(Dataset entries)
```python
def subject_block_forward(sb, X: torch.Tensor, sidx: np.ndarray, mask, need_grad: bool, want_subj_grad: bool):
    B, Cc, T = X.shape
    dt, dev, D1, S = sb.compute_dtype, X.device, sb.D1, sb.num_subjects
    D1p = L.pad_channels(D1)
    widx = ops.UPLOADER.upload("blocks.widx", sidx.astype(np.int32), dev)
    Xt, _ = rows_in(X, Cc, dt)
    h_sa, W, Wp = sa_forward(sb.spatial_attention, Xt, B, T, mask, dt)
    pk = _sb_plans(sb)[0].run(_sb_sources(sb))
    h_c = ops.conv_gemm(h_sa, pk["sb_w"], _new(B, T, D1p, dt, dev), B=B, T=T, KS=1, dil=0, bias=pk["sb_b"], alg_dims=(D1, D1))
    y = ops.conv_gemm(h_c, pk["subj_w"], _new(B, T, D1p, dt, dev), B=B, T=T, KS=1, dil=0, widx=widx, alg_dims=(D1, D1))
    if not need_grad:
        return y, None
    c = SBCtx(SACtx(B, T, Xt, W, Wp, mask, X.dtype), h_sa, h_c, widx)
    if want_subj_grad:
        r = ops.subject_slices(B, max(1, int(np.unique(sidx).size)), ops.wgrad_ntiles(D1p, D1p, 64))
        perm, seg = subject_segments(sidx, S, r)
        c.subj = (ops.UPLOADER.upload("blocks.subj_perm", perm, dev), ops.UPLOADER.upload("blocks.subj_seg", seg, dev), r)
    return y, c


def subject_block_backward(sb, c: SBCtx, dY: torch.Tensor, want: Dict[str, bool]) -> Dict[str, torch.Tensor]:
    _check_versions(c)
    B, T, dt, dev = c.sa.B, c.sa.T, sb.compute_dtype, dY.device
    D1, S = sb.D1, sb.num_subjects
    D1p = L.pad_channels(D1)
    g: Dict[str, torch.Tensor] = {}
    if want["subj_w"]:
        perm, seg, r = c.subj
        slabs = ops.wgrad_gemm(dY, c.h_c, B=B, T=T, KS=1, dil=0, perm=perm, seg_start=seg, nseg=r * S, flat_rows=True)
        if r > 1:
            slabs = ops.reduce_slabs(slabs.view(r, -1)).view(S, 1, D1p, D1p)
        g["subj_w"] = ops.unpack_conv_wgrad(slabs, S, D1, D1, 1, D1p, D1p)
    if not (want["sb_w"] or want["sb_b"] or want["z"] or want["X"]):
        return g
    pkT = _sb_plans(sb)[1].run(_sb_sources(sb))
    dh_c = ops.conv_gemm(dY, pkT["subj_w"], _new(B, T, D1p, dt, dev), B=B, T=T, KS=1, dil=0, widx=c.widx, alg_dims=(D1, D1),
                         flags=BWD_FLAGS)
    if want["sb_w"]:
        g["sb_w"] = _wgrad(dh_c, c.h_sa, B, T, 1, 0, D1, D1)
    if want["sb_b"]:
        g["sb_b"] = ops.colsum(dh_c, B, T, ops.reduce_scratch(D1p, dev))[:D1]
    if want["z"] or want["X"]:
        dh_sa = ops.conv_gemm(dh_c, pkT["sb_w"], _new(B, T, D1p, dt, dev), B=B, T=T, KS=1, dil=0, alg_dims=(D1, D1),
                              flags=BWD_FLAGS)
        g["X"], g["z"] = sa_backward(sb.spatial_attention, c.sa, dh_sa, want["X"], want["z"])
    return g


CB_PARAMS = ("c0w", "c0b", "bn0w", "bn0b", "c1w", "c1b", "bn1w", "bn1b", "c2w", "c2b")


def cb_params(cb):
    return [cb.conv0.weight, cb.conv0.bias, cb.batchnorm0.weight, cb.batchnorm0.bias, cb.conv1.weight, cb.conv1.bias,
            cb.batchnorm1.weight, cb.batchnorm1.bias, cb.conv2.weight, cb.conv2.bias]


@dataclass
class CBCtx:
    B: int
    T: int
    x: torch.Tensor
    x_rows: bool
    x_dtype: torch.dtype
    h: list
# ... 112 lines not shown
```

### speech_decoding_amd/csrc/elementwise.hip

```cpp
#include <math.h>

#include "sd_common.h"

namespace sda {

__device__ __forceinline__ void ew_bwd_prio() { __builtin_amdgcn_s_setprio(3); }

struct RowWalk {
  int r, r1, step, T, b, t;
  __device__ RowWalk(int r0, int r1_, int step_, int T_) : r(r0), r1(r1_), step(step_), T(T_) {
    b = r0 / T_;
    t = r0 - b * T_;
  }
  __device__ bool valid() const { return r < r1; }
  __device__ size_t mem_row() const { return (size_t)b * rows_tp(T) + PAD + t; }
  __device__ void next() {
    r += step; t += step;
    while (t >= T) { t -= T; ++b; }
  }
};

struct RowCursor {
  uint32_t off, step, wrap;
  int t, T, RG, n;
// ... 744 lines not shown
  const int RG = nch >= 256 ? 1 : 256 / nch;
  int r0, r1;
  block_rows(B, T, r0, r1);
  for (int c = threadIdx.x; c < RG * nch; c += 256) {
    const int ch = c % nch, rg = c / nch;
    for (RowWalk w(r0 + rg, r1, RG, T); w.valid(); w.next()) {
      const size_t off = w.mem_row() * Cp + ch * CH;
      float uv[CH], d[CH];
      Vec16<E>::load(u + off, uv);
      Vec16<E>::load(dz + off, d);
#pragma unroll
      for (int j = 0; j < CH; j += 2) {
        const f32x2 o = f32x2{d[j], d[j + 1]} * gelu_grad_pair<E>(f32x2{uv[j], uv[j + 1]});
        d[j] = o.x; d[j + 1] = o.y;
      }
      Vec16<E>::store(du + off, d);
    }
  }
}

__global__ void reduce_slabs_kernel(const float* __restrict__ src, float* __restrict__ dst, int nslabs, long n) {
  for (long i = (long)blockIdx.x * blockDim.x + threadIdx.x; i < n; i += (long)gridDim.x * blockDim.x) {
    float s = 0.f;
    int k = 0;
    for (; k + 8 <= nslabs; k += 8) {
      float v[8];
#pragma unroll
      for (int j = 0; j < 8; ++j) v[j] = src[(size_t)(k + j) * n + i];
#pragma unroll
      for (int j = 0; j < 8; ++j) s += v[j];
    }
    for (; k < nslabs; ++k) s += src[(size_t)k * n + i];
    dst[i] = s;
  }
}

static inline int ew_grid(size_t total) {
  size_t g = (total + 255) / 256;
  return (int)(g < 1 ? 1 : (g > 4096 ? 4096 : g));
}

static int red_blocks(int B, int T) {
  long rows = (long)B * T;
  long nb = (rows + 31) / 32;
  if (nb > RED_MAX_BLOCKS) nb = RED_MAX_BLOCKS;
  if (nb < 1) nb = 1;
  return (int)nb;
}

}

using namespace sda;

#define SDA_DISPATCH(dtype, CALL)                                   \
  do {                                                              \
    if ((dtype) == SDA_F32) { using E = float; CALL; }              \
    else if ((dtype) == SDA_BF16) { using E = uint16_t; CALL; }     \
    else if ((dtype) == SDA_F16) { using E = half_t; CALL; }        \
    else { set_error("unknown dtype %d", (int)(dtype)); return -1; } \
  } while (0)

namespace sda {
__global__ __launch_bounds__(256) void zero_pad_rows_kernel(uint4* __restrict__ buf, int B, int Tp, long rows_alloc, int row_vec) {
  const long pad_vecs = (long)B * PAD * row_vec, tail_vecs = (rows_alloc - (long)B * Tp) * row_vec;
  for (long i = (long)blockIdx.x * 256 + threadIdx.x; i < pad_vecs + tail_vecs; i += (long)gridDim.x * 256) {
    long v;
// ... 411 lines not shown
  hipStream_t st = (hipStream_t)stream;
  const int nb = red_blocks(B, T);
  const size_t lds = bwd_colsum_lds(Ch, dtype);
  SDA_DISPATCH(dtype, hipLaunchKernelGGL((bwd_colsum_kernel<E, 1>), dim3(nb), dim3(256), lds, st, (const E*)x,
                                         (const E*)dy, (E*)dx, scratch, B, T, Ch));
  if (colsum) hipLaunchKernelGGL(col_reduce_final_kernel, dim3((Ch + 7) / 8), dim3(256), 0, st, scratch, nb, colsum, colsum + Ch, Ch);
  return check_launch("glu_backward_colsum");
}

extern "C" int sda_glu_backward_colsum_og(const void* out, const void* gate, const void* dy, void* dx, float* colsum,
                                          float* scratch, int B, int T, int Ch, int dtype, void* stream) {
  if (!out || !gate || !dy || !dx || !scratch || Ch % 64 || Ch > 1024 || !fits_u32(B, T, 2L * Ch)) { set_error("glu_backward_colsum_og: bad arguments"); return -1; }
  hipStream_t st = (hipStream_t)stream;
  const int nb = red_blocks(B, T);
  const size_t lds = bwd_colsum_lds(Ch, dtype);
  SDA_DISPATCH(dtype, hipLaunchKernelGGL((bwd_colsum_kernel<E, 2>), dim3(nb), dim3(256), lds, st, (const E*)out,
                                         (const E*)dy, (E*)dx, scratch, B, T, Ch, (const E*)gate));
  if (colsum) hipLaunchKernelGGL(col_reduce_final_kernel, dim3((Ch + 7) / 8), dim3(256), 0, st, scratch, nb, colsum, colsum + Ch, Ch);
  return check_launch("glu_backward_colsum_og");
}

extern "C" int sda_gelu_backward_colsum(const void* u, const void* dz, void* du, float* colsum, float* scratch, int B, int T,
                                        int Cp, int dtype, void* stream) {
  if (!u || !dz || !du || !scratch || Cp % 64 || Cp > 1024 || !fits_u32(B, T, Cp)) { set_error("gelu_backward_colsum: bad arguments"); return -1; }
  hipStream_t st = (hipStream_t)stream;
  const int nb = red_blocks(B, T);
  const size_t lds = bwd_colsum_lds(Cp, dtype);
  SDA_DISPATCH(dtype, hipLaunchKernelGGL((bwd_colsum_kernel<E, 0>), dim3(nb), dim3(256), lds, st, (const E*)u,
                                         (const E*)dz, (E*)du, scratch, B, T, Cp));
  if (colsum) hipLaunchKernelGGL(col_reduce_final_kernel, dim3((Cp + 7) / 8), dim3(256), 0, st, scratch, nb, colsum, (float*)nullptr, Cp);
  return check_launch("gelu_backward_colsum");
}

extern "C" int sda_reduce_slabs(const float* src, float* dst, int nslabs, long n, void* stream) {
  if (!src || !dst || nslabs < 1 || n < 1) { set_error("reduce_slabs: bad arguments"); return -1; }
  hipLaunchKernelGGL(reduce_slabs_kernel, dim3(ew_grid((size_t)n)), dim3(256), 0, (hipStream_t)stream, src, dst, nslabs, n);
  return check_launch("reduce_slabs");
}
```

### speech_decoding_amd/engine.py

```python
from __future__ import annotations

from dataclasses import dataclass, field
from typing import Dict, List, Optional

import ast
import os

import numpy as np
import torch

from . import lib as L
from . import ops


def block_dilations(k: int):
    return 2 ** ((2 * k) % 5), 2 ** ((2 * k + 1) % 5), 2


@dataclass
class EncoderDims:
    C: int
    S: int
    D1: int
    D2: int
    F: int
    K: int

    @property
    def Cp(self): return L.pad_channels(self.C)
    @property
    def D1p(self): return L.pad_channels(self.D1)
    @property
    def D2p(self): return L.pad_channels(self.D2)
    @property
    def F1(self): return 2 * self.D2
    @property
    def F1p(self): return L.pad_channels(2 * self.D2)
    @property
    def Fp(self): return L.pad_channels(self.F)


@dataclass
class EncoderCtx:
    B: int
    T: int
    gen: int
    training: bool
    bufs: Dict[str, torch.Tensor] = field(default_factory=dict)
    packed: Dict[str, torch.Tensor] = field(default_factory=dict)
    bn: Dict[str, tuple] = field(default_factory=dict)
    mask: Optional[torch.Tensor] = None
    widx: Optional[torch.Tensor] = None
    subj_perm: Optional[torch.Tensor] = None
    subj_seg: Optional[torch.Tensor] = None
    subj_slices: int = 1
    W_sa: Optional[torch.Tensor] = None
    packed_T: Dict[str, torch.Tensor] = field(default_factory=dict)
    packed_T_ready: Optional[torch.cuda.Event] = None
    glu_fused: bool = False
    composed: Optional[tuple] = None
    param_grads: bool = True
    x_dtype: Optional[torch.dtype] = None
    W_x: Optional[torch.Tensor] = None


@dataclass
class _Forward:
    eng: "EncoderEngine"
    P: Dict[str, torch.Tensor]
    ctx: EncoderCtx
    dev: torch.device
    main: torch.cuda.Stream
    need_grad: bool
    need_dx: bool
    eps: float
    momentum: float
    k3_flags: int
    count: float
    packed_ready: Optional[torch.cuda.Event] = None
    flip: Dict[int, int] = field(default_factory=dict)

    def rows(self, name, Cp):
        B, T = self.ctx.B, self.ctx.T
        if not self.need_grad:
            name = f"pp{self.flip.setdefault(Cp, 0) % 3}"
            self.flip[Cp] += 1
        return self.eng._rows(name, B, T, Cp, self.dev, "train" if self.need_grad else "eval")
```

◆ INSTRUCTIONS TO FOLLOW: For this exercise, copy every line of the data that holds "SBCtx".

◆ RESULT OF THIS EXERCISE:
    c = SBCtx(SACtx(B, T, Xt, W, Wp, mask, X.dtype), h_sa, h_c, widx)
def subject_block_backward(sb, c: SBCtx, dY: torch.Tensor, want: Dict[str, bool]) -> Dict[str, torch.Tensor]:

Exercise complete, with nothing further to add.